By shifting risk management from a reactive activity to an integrated way of working, IQRM enables sponsors to better anticipate challenges, align oversight with what matters most, and improve both trial quality and operational confidence.
Why IQRM Is Becoming Possible Now
Operationalizing IQRM requires the ability to:
- Unite clinical, operational, and quality data from across systems.
- Apply advanced analytics to highlight meaningful patterns and emerging issues.
- Gain accessible and actionable insights so teams can assess risk and respond early.
Until recently, fragmented systems, siloed data, and limited analytical capabilities made it hard for teams to see and interpret the same information in time to act. But advances in data integration, analytics, and centralized review capabilities are beginning to change that.
Enabling IQRM in Clinical Trials
IQRM does not replace RBQM. It represents the outcome organizations are trying to achieve when RBQM is executed in an integrated, cross-functional way.
But IQRM cannot be achieved through process alone.
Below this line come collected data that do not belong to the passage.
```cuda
using namespace balf;
// ... 96 lines not shown
    Workspace ws;
    ws_layout(a, chunk, Hp, Wp, workspace, &ws);
    const int nl = a.cell * a.cell + 1, hc = Hp / 8, wc = Wp / 8;
    if (int e = set_smem(head_kernel<256, 32>, HeadSmem<256, 32>::bytes)) return e;
    for (int b0 = 0; b0 < B; b0 += chunk) {
        const int Bc = B - b0 < chunk ? B - b0 : chunk;
        const float* xb = x + (size_t)b0 * 3 * Hp * Wp;
        const int tcm = precision >= 1 ? g_tc_mask : 0;
        const int px = precision == 2 ? 1 : 0;
        const DownW* d = w.down;
        int tiles = 0;
        if (tcm & 1) {
            if (int e = tc_run_level_dispatch(0, xb, true, d[0], a, tc_blob, Bc, Hp, Wp, ws.u, ws.v, ws.r, ws.q, ws.partial, st, px, 0)) return e;
            if (int e = run_se<32>(ws, d[0], Bc, Hp * Wp, Hp * Wp / 64, st)) return e;
        } else if (int e = run_level<3, 32, 128, 128>(xb, true, w.down[0], Bc, Hp, Wp, ws, st, &tiles)) return e;
        if (int e = run_pool<32>(ws, Bc, Hp, Wp, ws.pooled[0], st, (tcm & 1) ? 1 + px : 0, (tcm & 2) && !px)) return e;
        if (tcm & 2) {
            if (int e = tc_run_level_dispatch(1, ws.pooled[0], false, d[1], a, tc_blob, Bc, Hp / 2, Wp / 2, ws.u, ws.v, ws.r, ws.q, ws.partial, st, px, 0)) return e;
            if (int e = run_se<64>(ws, d[1], Bc, Hp * Wp / 4, Hp * Wp / 256, st)) return e;
        } else if (int e = run_level<32, 64, 128, 128>(ws.pooled[0], false, w.down[1], Bc, Hp / 2, Wp / 2, ws, st, &tiles)) return e;
        if (int e = run_pool<64>(ws, Bc, Hp / 2, Wp / 2, ws.pooled[1], st, (tcm & 2) ? 1 + px : 0, (tcm & 4) && !px)) return e;
        if (tcm & 4) {
            if (int e = tc_run_level_dispatch(2, ws.pooled[1], false, d[2], a, tc_blob, Bc, Hp / 4, Wp / 4, ws.u, ws.v, ws.r, ws.q, ws.partial, st, px, px == 0)) return e;
            if (int e = run_se<128>(ws, d[2], Bc, Hp * Wp / 16, Hp * Wp / 1024, st)) return e;
        } else if (int e = run_level<64, 128, 64, 64>(ws.pooled[1], false, w.down[2], Bc, Hp / 4, Wp / 4, ws, st, &tiles)) return e;
        if (int e = run_pool<128>(ws, Bc, Hp / 4, Wp / 4, ws.pooled[2], st, ((tcm & 4) && !px) ? 3 : 0, (tcm & 8) && !px)) return e;
        if (tcm & 8) {
            if (int e = tc_run_level_dispatch(3, ws.pooled[2], false, d[3], a, tc_blob, Bc, hc, wc, ws.u, ws.v, ws.r, ws.q, ws.partial, st, px, px == 0 && (tcm & 16) != 0)) return e;
            if (int e = run_se<256>(ws, d[3], Bc, hc * wc, hc * wc / 64, st)) return e;
        } else if (int e = run_level<128, 256, 64, 32>(ws.pooled[2], false, w.down[3], Bc, hc, wc, ws, st, &tiles)) return e;
        if (tcm & 16) {
// ... 17 lines not shown
```

### balf_b200/csrc/detector.cuh

```cuda
#pragma once
#include "common.cuh"
#include "../../include/balf_b200.h"

namespace balf {

constexpr int kHeadPad = 128;

struct DownW {
    const float *conv0_w, *conv0_b;
    const float *pn_w, *pn_b;
    const float *pd1_w, *pd1_b;
    struct Branch {
        const float *n_w, *n_b;
        const float *d1_w, *d1_b;
        const float *gn_w, *gn_b;
        const float *gd_w, *gd_b;
        const float *d2_w, *d2_b;
    } br[2];
    const float *pd2_w, *pd2_b;
    const float *rn_w, *rn_b;
    const float *rc1_w, *rc1_b, *rc2_w, *rc2_b;
    const float *ex0_w, *ex0_b;
    const float *ex2_w, *ex2_b;
    const float *c2_w, *c2_b;
// ... 37 lines not shown
        d.pd2_w = c.take(2 * ch * ch); d.pd2_b = c.take(ch);
        d.rn_w = c.take(ch); d.rn_b = c.take(ch);
        d.rc1_w = c.take(ch * ch); d.rc1_b = c.take(ch);
        d.rc2_w = c.take(ch * ch); d.rc2_b = c.take(ch);
        d.ex0_w = c.take(ch * red); d.ex0_b = c.take(red);
        d.ex2_w = c.take(red * ch); d.ex2_b = c.take(ch);
        d.c2_w = c.take(ch * ch); d.c2_b = c.take(ch);
    }
    const size_t cl = a.dims[4];
    w.head.w = c.take(cl * kHeadPad); w.head.b = c.take(kHeadPad);
    w.head.alpha = c.take(kHeadPad); w.head.beta = c.take(kHeadPad);
    if (out) *out = w;
    return c.off;
}

size_t tc_blob_floats(const balf_detector_arch& a);
int tc_pack_weights(const balf_detector_arch& a, const DetW& w, float* blob, cudaStream_t st);
int tc_run_level_dispatch(int level, const float* xin, bool nchw, const DownW& w, const balf_detector_arch& a, const float* blob,
                          int Bc, int h, int wd, float* u, float* v, float* r, float* q, float* partial, cudaStream_t st, int px, int r16);
int tc_run_head(const float* r, const float* q, const float* scale, const DownW& w, const HeadW& hw, const balf_detector_arch& a,
                const float* blob, int Bc, int hc, int wc, float* logits, float* prob, cudaStream_t st, int px, int r16);

}
```

### balf_b200/csrc/detector_tc.cuh

```cuda
#pragma once
#include <cuda_fp16.h>
#include "detector.cuh"
#include "umma.cuh"

namespace balf {
using namespace umma;

#ifndef BALF_EXP
#define BALF_EXP 0
#endif
#ifndef BALF_MERGE32_CTAS
#define BALF_MERGE32_CTAS 3
#endif
#ifndef BALF_MERGE_TPR
#define BALF_MERGE_TPR 2
#endif
#ifndef BALF_RC16_MINC
#define BALF_RC16_MINC 32
#endif
constexpr int TM = 128;
constexpr int NT2 = 256;
constexpr int kMaxSlot = 4;
constexpr int kMaxGemm = 6;
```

It requires a platform that unifies data, connects strategy to execution, and makes cross-functional decisions traceable and defensible.
This is where the partnership between eClinical Solutions and ZS becomes meaningful: combining a centralized, RBQM-enabled data foundation with analytics and domain expertise to support IQRM in practice.
elluminate RBQM, part of the elluminate Clinical Data Cloud®, supports proactive management of protocol and process risks at the study and portfolio levels. It provides a centralized, analytics-ready environment with configurable monitoring and workflows that support cross-functional oversight aligned to critical risk. By consolidating data review into a unified platform, organizations can make defensible decisions while improving efficiency and regulatory confidence. ZS brings life sciences consulting expertise to help organizations design lean process and adopt new ways of working. Their experience supporting large R&D organizations helps ensure risk-based approaches are applied consistently and effectively.
Together, the partnership enables sponsors to operationalize IQRM by aligning data, analytics, and decision-making across a study’s lifecycle.